Forum Pajak Berkeadilan (FPB) mendesak Pemerintah dan DPR untuk menghentikan pembahasan RUU Pengampunan Pajak karena dianggap mencederai rasa keadilan. Sikap itu disampaikan pada Rapat Dengar Pendapat Umum (RDPU) yang dipimpin oleh Ketua Komisi 11, Ahmad Noor Supit beberapa waktu lalu di Kompleks DPR RI, Senayan.

Ah Maftuchan, Koordinator Forum Pajak Berkeadilan mengungkapkan setidaknya ada beberapa hal mengapa RUU Tax Amnesty harus ditarik, “Pertama, RUU Tax Amnesty jelas mengabaikan aspek keadilan karena hanya segelintir orang super kaya yang menikmati. Sedangkan masyarakat kelas menengah ke bawah (kaum salariat bergaji bulanan) yang taat pajak sama sekali tidak mendapatkan manfaat dari tax amnesty. Kedua, banyak Studi menunjukkan bahwa tax amnesty bukanlah sesuatu yang baru, dan sebagian besar menunjukkan tidak efektif. Ketiga, solusi utama atas rendahnya penerimaan pajak di Indonesia adalah pada penegakan hukum dan reformasi sistem perpajakan, bukan pengampunan pajak,” tutur Maftuchan.

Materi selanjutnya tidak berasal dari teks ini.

static int RenderReSTIR_PT(zr_pass* p, hipStream_t s, const zr_frame_constants* cb, const zr_scene* sc, zr_gbuffer* gb, int stages)
{
    using namespace rpt;
    const zr_pass::ResStorage* carryFrom = nullptr;
    const bool stageCand = (stages & (ZR_STAGE_TEMPORAL | ZR_STAGE_CANDIDATES)) != 0, stageReuseT = (stages & (ZR_STAGE_TEMPORAL | ZR_STAGE_TEMPORAL_REUSE)) != 0;
    if (stageCand && p->overlap)
    {
        if (!gb->tracked || gb->numSets < 3) return Fail(ZR_ERR_INVALID_ARG, "ReSTIR PT with frame overlap: this G-buffer is not the one given to zr_pass_set_frame_overlap (call it again with the new G-buffer)");
        if (p->frameOpen) return Fail(ZR_ERR_INVALID_ARG, "ReSTIR PT with frame overlap: the previous frame's last stage has not been enqueued (stage order: CANDIDATES, TEMPORAL_REUSE, SPATIAL[, SPATIAL2])");
        std::swap(p->rptSet[p->currIdx], p->rptSet[2]);
        p->tgtIdx ^= 1;
        carryFrom = p->overlapCarry ? &p->res[p->rptSet[2]] : nullptr;
        if (!(cb->accumulate && cb->camera_static)) p->finIdx = (p->finIdx + 1) % 3;
        if (p->overlapCarry)
        {
            if (p->haveTemporal && p->reuseStream != s) HIP_TRY(hipStreamWaitEvent(s, p->evTemporal, 0));
        }
        else
        {
            const int k = (int)(p->ovFrame & 1);
            if (p->haveDone[k] && p->doneStream[k] != s) HIP_TRY(hipStreamWaitEvent(s, p->evDone[k], 0));
        }
    }
    RptFrame F;
    F.sc = FrameView(sc, cb); F.gb = gb->View(); F.gbPrev = gb->PrevView();
    F.scPrev = FrameViewPrev(sc, cb);
    F.sc.texFilter = F.scPrev.texFilter = p->params.tex_filter;
    if (int orc = ResolveOwnedRect(p, gb, cb, &F.ox0, &F.oy0, &F.ow, &F.oh)) return orc;
    F.rbCtN = p->rb[0].View(); F.rbNtC = p->rb[1].View(); F.tex.target = p->Target(); F.tex.neighbor = p->rptNeighbor.p;
    F.finalRGBA = p->Final(p->finIdx); F.sampleSet = p->rptSampleSet.p;
    F.mapCtN = p->rptMap[0].p; F.mapNtC = p->rptMap[1].p;
    F.costMap = p->costOn ? p->costMap.p : nullptr; F.costW = (p->w + 31u) / 32u + 1u; F.costMode = p->costRays ? 1u : 0u;
    F.trip = nullptr; F.tripStats = nullptr; F.tripStride = 0;
    F.carryOut = nullptr; F.carryIn = nullptr; F.carryCount = nullptr; F.carryCap = 0; F.carryBounce = 0;
    if (((F.ox0 + F.ow) & 31u) && F.ox0 + F.ow != cb->render_width) return Fail(ZR_ERR_INVALID_ARG, "ReSTIR PT: the owned rect must end on a 32-pixel boundary or at the right edge of the render target");
    if (((F.oy0 + F.oh) & 31u) && F.oy0 + F.oh != cb->render_height) return Fail(ZR_ERR_INVALID_ARG, "ReSTIR PT: the owned rect must end on a 32-pixel boundary or at the bottom edge of the render target");
    RptParams& prm = F.prm;
    const zr_params& ip = p->params;
    const bool havePrevGBuffer = gb->numRendered >= 2;
    prm.maxNonTrBounces = ip.max_non_tr_bounces; prm.maxGlossyTrBounces = ip.max_glossy_tr_bounces;
    prm.russianRoulette = (ip.flags & ZR_IND_RUSSIAN_ROULETTE) ? 1u : 0u;
    prm.numSampleSets = ip.presampling ? ip.num_sample_sets : 0u;
    prm.accumulate = (cb->accumulate && cb->camera_static) ? 1u : 0u;
    prm.boiling = (ip.flags & ZR_IND_BOILING_SUPPRESSION) ? 1u : 0u;
    prm.M_max_temporal = ip.m_max_temporal & 0xf; prm.M_max_spatial = ip.m_max_spatial & 0xf; prm.alpha_min = ip.alpha_min;
    prm.emissive = cb->num_emissive_triangles ? 1u : 0u;
    prm.textured = sc->view.tex.count ? 1u : 0u;
    prm.sortTemporal = (ip.flags & ZR_IND_SORT_TEMPORAL) ? 1u : 0u; prm.sortSpatial = (ip.flags & ZR_IND_SORT_SPATIAL) ? 1u : 0u;
    static const uint32_t temporalMapEnv = [] { const char* e = ZR_EXP_ENV("ZR_TEMPORAL_MAP"); return e ? (uint32_t)atoi(e) : 1u; }();
    prm.temporalMap = prm.sortTemporal ? temporalMapEnv : 0u;
    if (stageCand)
    {
        p->rptViewFrame = p->rptView;
        p->doTemporal = (ip.flags & ZR_IND_TEMPORAL_RESAMPLE) && p->temporalValid && havePrevGBuffer;
        p->doSpatial = (ip.flags & ZR_IND_SPATIAL_RESAMPLE) && p->doTemporal && ip.num_spatial_passes > 0;
    }
    if (ip.num_spatial_passes > 2u) return Fail(ZR_ERR_INVALID_ARG, "ReSTIR PT: num_spatial_passes must be 0, 1 or 2");
    const uint32_t numSpatialPasses = ip.num_spatial_passes;
    prm.doTemporal = p->doTemporal ? 1u : 0u;
    prm.doSpatial = p->doSpatial ? 1u : 0u;
    prm.writeReservoirs = (prm.doTemporal || !p->temporalValid) ? 1u : 0u;
    F.cur = p->RptCur().View(); F.prev = p->RptOth().View();
    const uint32_t tilesX = (F.ow + 15) / 16, tilesY = (F.oh + 15) / 16;
    const dim3 grid(tilesX * tilesY), block(kBlock);
    const dim3 gridRpt(tilesX * tilesY * (256 / kRptBlock)), blockRpt(kRptBlock);
    const dim3 gridRecon(tilesX * tilesY * (256 / kReconBlock)), blockRecon(kReconBlock);
    const dim3 gridStc(tilesX * tilesY * (256 / kStcBlock)), blockStc(kStcBlock);
    const uint32_t sortTilesX = (F.ow + 31) / 32;
    const dim3 gridSort(sortTilesX * ((F.oh + 31) / 32));
    uint32_t* listCnt = p->rptListCounts.p;
    const size_t cap = (size_t)p->w * p->h;
    uint32_t* lists[4] = {p->rptLists.p, p->rptLists.p + cap, p->rptLists.p + 2 * cap, p->rptLists.p + 3 * cap};
    const dim3 gridList((uint32_t)std::min<size_t>((cap + kBlock - 1) / kBlock, 1024));
    const dim3 gridLight((tilesX * tilesY + kLightTilesPerBlock - 1u) / kLightTilesPerBlock), gridSearch((tilesX * tilesY + kSearchTilesPerBlock - 1u) / kSearchTilesPerBlock);
    const dim3 gridReplay((uint32_t)std::min<size_t>((cap + kBlock - 1) / kBlock, kReplayPersistentBlocks));
    unsigned long long* ctr = p->counters.p;
#define RPT_TIMED(name, ...) do { TimerBegin(p, s, name); __VA_ARGS__; TimerEnd(p, s); } while (0)
    const bool emissiveVariant = prm.emissive != 0;
    const uint32_t largeSceneNodes = g_largeSceneNodes.load(std::memory_order_relaxed);
    const bool texVariant = prm.textured != 0;
    const bool plainVariant = PlainClass(sc, gb) && !texVariant;
#define RPT_LAUNCH_E(kern, ...) do { \
        if (plainVariant) { if (emissiveVariant) hipLaunchKernelGGL((kern<true, false, true>), __VA_ARGS__); else hipLaunchKernelGGL((kern<false, false, true>), __VA_ARGS__); } \
        else if (emissiveVariant) { if (texVariant) hipLaunchKernelGGL((kern<true, true, false>), __VA_ARGS__); else hipLaunchKernelGGL((kern<true, false, false>), __VA_ARGS__); } \
        else { if (texVariant) hipLaunchKernelGGL((kern<false, true, false>), __VA_ARGS__); else hipLaunchKernelGGL((kern<false, false, false>), __VA_ARGS__); } } while (0)
#define RPT_LAUNCH_PE(kern, PASS, ...) do { \
        if (emissiveVariant) { if (texVariant) hipLaunchKernelGGL((kern<PASS, true, true>), __VA_ARGS__); else hipLaunchKernelGGL((kern<PASS, true, false>), __VA_ARGS__); } \
        else { if (texVariant) hipLaunchKernelGGL((kern<PASS, false, true>), __VA_ARGS__); else hipLaunchKernelGGL((kern<PASS, false, false>), __VA_ARGS__); } } while (0)
    const uint32_t view = (uint32_t)p->rptViewFrame;
#define RPT_LAUNCH_VIEW(kern, ...) do { \
        if (emissiveVariant) { if (texVariant) hipLaunchKernelGGL((kern<true, true>), __VA_ARGS__, view); else hipLaunchKernelGGL((kern<true, false>), __VA_ARGS__, view); } \
        else { if (texVariant) hipLaunchKernelGGL((kern<false, true>), __VA_ARGS__, view); else hipLaunchKernelGGL((kern<false, false>), __VA_ARGS__, view); } } while (0)
    if (stageCand)
    {
        if (int ar = GBufferAcquireRead(gb, s)) return ar;
        if (carryFrom)
        {
            const size_t n = (size_t)p->w * p->h;
            RPT_TIMED("rpt_overlap_carry", hipLaunchKernelGGL(k_rpt_carry, dim3((uint32_t)std::min<size_t>((n + 255) / 256, 4096)), dim3(256), 0, s, F.cur, carryFrom->View(), p->Target(),
                (const F4*)(p->tgtIdx ? p->rptTarget.p : p->rptTargetAlt.p), n));
        }
        TimerBegin(p, s, "rpt_pathtrace");
        if (view != ZR_RPT_VIEW_NONE) RPT_LAUNCH_VIEW(k_rpt_pathtrace_view, gridRpt, blockRpt, 0, s, F, *cb, tilesX, ctr + 2 * 1);
        else
        {
#ifdef ZR_EXPERIMENTS
        static const int k11Mode = [] { const char* e = getenv("ZR_K11"); return e && !strcmp(e, "inline") ? 0 : (e && !strcmp(e, "pool") ? 1 : (e && !strcmp(e, "trip") ? 2 : (e && !strcmp(e, "compact") ? 3 : ZR_K11_DEFAULT))); }();
        static const bool park = [] { const char* e = getenv("ZR_K11_PARK"); return e ? atoi(e) != 0 : (ZR_K11_PARK_DEFAULT != 0); }();
        if (k11Mode == 1 && emissiveVariant && !texVariant)
        {
            const dim3 gridCoop(tilesX * tilesY), blockCoop(kCoopBlock);
            if (sc->view.numNodes >= largeSceneNodes) hipLaunchKernelGGL(k_rpt_pathtrace_coop_w4<false>, gridCoop, blockCoop, 0, s, F, *cb, tilesX, ctr + 2 * 1);
            else hipLaunchKernelGGL(k_rpt_pathtrace_coop<false>, gridCoop, blockCoop, 0, s, F, *cb, tilesX, ctr + 2 * 1);
        }
        else if (k11Mode == 3 && !texVariant)
        {
            const size_t cap = (size_t)F.gb.w * F.gb.h;
            if (p->carry[0].n != cap * rpt::kPtCarryWords) { int rr; for (int k = 0; k < 2; k++) if ((rr = p->carry[k].Alloc(cap * rpt::kPtCarryWords))) return rr; if ((rr = p->carryCount.Alloc(16))) return rr; }
            HIP_TRY(hipMemsetAsync(p->carryCount.p, 0, 16 * sizeof(uint32_t), s));
            uint32_t maxB = prm.maxNonTrBounces > prm.maxGlossyTrBounces ? prm.maxNonTrBounces : prm.maxGlossyTrBounces;
            if (prm.russianRoulette && maxB > 3u) maxB = 3u;
            F.carryCap = cap; F.carryCount = p->carryCount.p; F.carryBounce = 0; F.carryOut = p->carry[0].p; F.carryIn = nullptr;
            if (emissiveVariant) hipLaunchKernelGGL(k_rpt_pt_first<true>, gridRpt, blockRpt, 0, s, F, *cb, tilesX, ctr + 2 * 1);
            else hipLaunchKernelGGL(k_rpt_pt_first<false>, gridRpt, blockRpt, 0, s, F, *cb, tilesX, ctr + 2 * 1);
            const dim3 gridNext((uint32_t)((cap + kRptBlock - 1) / kRptBlock));
            for (uint32_t b = 1; b + 1 <= maxB && b < 15u; b++)
            {
                F.carryBounce = b; F.carryIn = p->carry[(b - 1) & 1].p; F.carryOut = p->carry[b & 1].p;
                if (emissiveVariant) hipLaunchKernelGGL(k_rpt_pt_next<true>, gridNext, blockRpt, 0, s, F, *cb, tilesX, ctr + 2 * 1);
                else hipLaunchKernelGGL(k_rpt_pt_next<false>, gridNext, blockRpt, 0, s, F, *cb, tilesX, ctr + 2 * 1);
            }
        }
        else if (k11Mode == 2 && emissiveVariant && !texVariant)
        {
            const size_t stride = (size_t)F.gb.w * F.gb.h;
            if (!p->trip.p) { int rr; if ((rr = p->trip.Alloc(stride * rpt::kPtCarryWords))) return rr; if ((rr = p->tripStats.Alloc(4))) return rr; HIP_TRY(hipMemsetAsync(p->tripStats.p, 0, 32, s)); }
            F.trip = p->trip.p; F.tripStats = p->tripStats.p; F.tripStride = stride;
            if (sc->view.numNodes >= largeSceneNodes) hipLaunchKernelGGL(k_rpt_pathtrace_trip_w4<false>, gridRpt, blockRpt, 0, s, F, *cb, tilesX, ctr + 2 * 1);
            else hipLaunchKernelGGL(k_rpt_pathtrace_trip<false>, gridRpt, blockRpt, 0, s, F, *cb, tilesX, ctr + 2 * 1);
        }
        else if (k11Mode == 0 && park && !texVariant && !(sc->view.numNodes >= largeSceneNodes || FewerRoundsAtFourWaves(gridRpt.x)))
        { if (emissiveVariant) hipLaunchKernelGGL(k_rpt_pathtrace_park<true>, gridRpt, blockRpt, 0, s, F, *cb, tilesX, ctr + 2 * 1); else hipLaunchKernelGGL(k_rpt_pathtrace_park<false>, gridRpt, blockRpt, 0, s, F, *cb, tilesX, ctr + 2 * 1); }
        else
#endif
        if (texVariant) { if (emissiveVariant) hipLaunchKernelGGL(k_rpt_pathtrace_tex<true>, gridRpt, blockRpt, 0, s, F, *cb, tilesX, ctr + 2 * 1); else hipLaunchKernelGGL(k_rpt_pathtrace_tex<false>, gridRpt, blockRpt, 0, s, F, *cb, tilesX, ctr + 2 * 1); }
        else if (sc->view.numNodes >= largeSceneNodes || FewerRoundsAtFourWaves(gridRpt.x))
        {
            if (plainVariant) { if (emissiveVariant) hipLaunchKernelGGL((k_rpt_pathtrace_w4<true, true>), gridRpt, blockRpt, 0, s, F, *cb, tilesX, ctr + 2 * 1); else hipLaunchKernelGGL((k_rpt_pathtrace_w4<false, true>), gridRpt, blockRpt, 0, s, F, *cb, tilesX, ctr + 2 * 1); }
            else if (emissiveVariant) hipLaunchKernelGGL((k_rpt_pathtrace_w4<true, false>), gridRpt, blockRpt, 0, s, F, *cb, tilesX, ctr + 2 * 1); else hipLaunchKernelGGL((k_rpt_pathtrace_w4<false, false>), gridRpt, blockRpt, 0, s, F, *cb, tilesX, ctr + 2 * 1);
        }
        else
        {
            if (plainVariant) { if (emissiveVariant) hipLaunchKernelGGL((k_rpt_pathtrace<true, true>), gridRpt, blockRpt, 0, s, F, *cb, tilesX, ctr + 2 * 1); else hipLaunchKernelGGL((k_rpt_pathtrace<false, true>), gridRpt, blockRpt, 0, s, F, *cb, tilesX, ctr + 2 * 1); }
            else if (emissiveVariant) hipLaunchKernelGGL((k_rpt_pathtrace<true, false>), gridRpt, blockRpt, 0, s, F, *cb, tilesX, ctr + 2 * 1); else hipLaunchKernelGGL((k_rpt_pathtrace<false, false>), gridRpt, blockRpt, 0, s, F, *cb, tilesX, ctr + 2 * 1);
        }
        }
        TimerEnd(p, s);
        if (p->overlap) { HIP_TRY(hipEventRecord(p->evCand, s)); p->candStream = s; p->haveCand = true; }
    }
    if (stageReuseT)
    {
        if (p->overlap && p->haveCand && p->candStream != s) HIP_TRY(hipStreamWaitEvent(s, p->evCand, 0));
        else if (int ar = GBufferAcquireRead(gb, s)) return ar;
        HIP_TRY(hipMemsetAsync(listCnt, 0, kRptListWords * sizeof(uint32_t), s));
        if (prm.doTemporal)
        {
            RPT_TIMED("rpt_sort_temporal", hipLaunchKernelGGL((k_rpt_sort<rpt::RPT_SORT_TTC, rpt::RPT_SORT_CTT>), dim3(gridSort.x * 2), dim3(256), 0, s, F, *cb, sortTilesX, F.ox0 / 32u, F.oy0 / 32u, F.mapNtC, F.mapCtN));
            RPT_TIMED("rpt_classify_temporal", hipLaunchKernelGGL(k_rpt_light<0>, gridLight, block, 0, s, F, *cb, tilesX, lists[0], lists[1], listCnt + 0));
            RPT_TIMED("rpt_replay_temporal", RPT_LAUNCH_PE(k_rpt_replay, RPT_REPLAY_CTT, gridReplay, block, 0, s, F, *cb, lists[0], lists[1], listCnt + 0, ctr + 2 * 2));
            if (view != ZR_RPT_VIEW_NONE) RPT_TIMED("rpt_reconnect_temporal", RPT_LAUNCH_VIEW(k_rpt_temporal_view, gridRecon, blockRecon, 0, s, F, *cb, tilesX, ctr + 2 * 4));
            else RPT_TIMED("rpt_reconnect_temporal", RPT_LAUNCH_E(k_rpt_temporal, gridRecon, blockRecon, 0, s, F, *cb, tilesX, ctr + 2 * 4));
        }
        if (p->overlap) { HIP_TRY(hipEventRecord(p->evTemporal, s)); p->reuseStream = s; p->haveTemporal = true; }
        if (int mr = GBufferMarkRead(gb, gb->Prev(), s)) return mr;
    }
    for (uint32_t spass = 0; spass < numSpatialPasses && prm.doSpatial; spass++)
    {
        if (!(stages & (spass == 0 ? ZR_STAGE_SPATIAL : ZR_STAGE_SPATIAL2))) continue;
        F.cur = p->RptCur().View(); F.prev = p->RptOth().View();
        uint32_t* const sCnt = listCnt + (spass == 0 ? 2 : 6);
#ifdef ZR_EXPERIMENTS
        static const bool searchTile = [] { const char* e = getenv("ZR_SEARCH"); return e && !strcmp(e, "tile"); }();
        if (searchTile) RPT_TIMED("rpt_spatial_search", hipLaunchKernelGGL(k_rpt_light<2>, grid, block, 0, s, F, *cb, tilesX, lists[2], lists[3], sCnt));
        else
#endif
        RPT_TIMED("rpt_spatial_search", hipLaunchKernelGGL(k_rpt_light<1>, gridSearch, block, 0, s, F, *cb, tilesX, lists[2], lists[3], sCnt));
        if (prm.sortSpatial)
        {
            RPT_TIMED("rpt_sort_spatial", hipLaunchKernelGGL((k_rpt_sort<rpt::RPT_SORT_CTS, rpt::RPT_SORT_STC>), dim3(gridSort.x * 2), dim3(256), 0, s, F, *cb, sortTilesX, F.ox0 / 32u, F.oy0 / 32u, F.mapCtN, F.mapNtC));
        }
        RPT_TIMED("rpt_replay_spatial", RPT_LAUNCH_PE(k_rpt_replay, RPT_REPLAY_CTS, dim3(gridList.x * 2), block, 0, s, F, *cb, lists[2], lists[3], sCnt, ctr + 2 * 5));
        if (view != ZR_RPT_VIEW_NONE) RPT_TIMED("rpt_reconnect_spatial", RPT_LAUNCH_VIEW(k_rpt_stc_view, gridStc, blockStc, 0, s, F, *cb, tilesX, ctr + 2 * 7));
        else RPT_TIMED("rpt_reconnect_spatial", RPT_LAUNCH_E(k_rpt_stc, gridStc, blockStc, 0, s, F, *cb, tilesX, ctr + 2 * 7));
        p->currIdx = 1 - p->currIdx;
    }
#undef RPT_TIMED
#undef RPT_LAUNCH_E
#undef RPT_LAUNCH_PE
#undef RPT_LAUNCH_VIEW
    HIP_TRY(hipGetLastError());
    if (stageCand) p->frameOpen = true;
    const bool lastStage = (prm.doSpatial && numSpatialPasses == 2u) ? (stages & ZR_STAGE_SPATIAL2) != 0 : (stages & ZR_STAGE_SPATIAL) != 0;
    if (lastStage && p->frameOpen)
    {
        p->temporalValid = true;
        p->currIdx = 1 - p->currIdx;
        p->frameOpen = false;
        p->finOut = p->finIdx;
        if (p->overlap) { const int k = (int)(p->ovFrame & 1); HIP_TRY(hipEventRecord(p->evDone[k], s)); p->haveDone[k] = true; p->doneStream[k] = s; p->ovFrame++; }
        if (int mr = GBufferMarkRead(gb, gb->cur, s)) return mr;
    }
    return ZR_OK;
}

“Keempat, Forum Pajak Berkeadilan masih ragu dengan efektivitas pengampunan pajak terkait dengan data dan informasinya. Terkuaknya dokumen Panama Papers makin menguatkan bahwa rencana pemberian pengampunan pajak akan kontra-produktif terhadap upaya optimalisasi penerimaan pajak. Kelima, Forum Pajak Berkeadilan juga menanyakan seberapa besar kemampuan lembaga negara untuk menerima dan mengelola dana repatriasi.” Imbuh Maftuchan yang juga Direktur Eksekutif, Perkumpulan Prakarsa.

Maryati Abdullah, Koordinator Nasional PWYP Indonesia menyampaikan,”Pengampunan pajak tidak akan pernah berjalan dengan efektif di tengah buruknya sistem dan praktik perpajakan di Indonesia. Global Financial Integrity/GFI (2015) melaporkan bahwa potensi pajak yang menguap dari Indonesia karena praktik pelarian uang haram jumlahnya hampir Rp 200 Triliun tiap tahunnya diakibatkan rendahnya tingkat kepatuhan wajib pajak (kelompok kaya, superkaya, dan korporasi), tingginya prevalensi korupsi pajak, praktik penggelapan dan penghindaran pajak dengan metode perekayasaan keuangan keuangan yang rumit, dan rendahnya kinerja otoritas pajak Indonesia,” tegas Maryati.

Maryati menambahkan, Indonesia berada pada posisi ke-7 negara dari negara-negara yang memiliki aliran uang haram tertinggi. Dalam rentang tahun 2003-2012 Indonesia tercatat mengalirkan dana sebesar Rp. 1,699 triliun atau rata-rata pertahun mencapai Rp 167 triliun. ”Pemerintah harus menghentikan pembahasan RUU ini dan lebih fokus untuk melakukan langkah penegakan hukum maupun mempercepat reformasi sistem pajak di Indonesia. Lebih baik segera membahas RUU Ketentuan Umum Perpajakan (KUP) alih-alih membahas RUU Tax Amnesty.” imbuh Maryati.

Khoirun Nikmah dari INFID mengungkapkan bahwa tahun 2017 adalah momentum implementasi standar global Automatic Exchange of Information (AEOI) dimana setiap negara termasuk tax haven country harus membuka data nasabahnya. Seharusnya pemerintah lebih fokus menyiapkan segala instrumen untuk menyambut AEOI sebagai bagian dari upayta meningkatkan penerimaan pajak daripada memaksakan RUU Tax Amnesy.

“Sebelumnya Forum Pajak Berkeadilan juga telah membuat petisi online di change.org untuk menolak pembahasan RUU Tax Amnesty dan sudah ditandatangani oleh lebih dari 10 (sepuluh) ribu orang. Selain itu, Forum Pajak Berkeadilan juga sudah mengirimka surat terbuka untuk Presiden Jokowi untuk menghenntikan RUU Tax Amnesty.” Imbuh Nikmah.

Forum Pajak Berkeadilan yang terdiri atas Perkumpulan Prakarsa, Publish What You Pay (PWYP) Indonesia, International NGO for Indonesia Development (Infid), Transparency International Indonesia (TII) dan kelompok masyarakat sipil lainnya menegaskan bahwa RUU Tax Amnesty harus ditarik Program Legislasi Nasional (Prolegnas).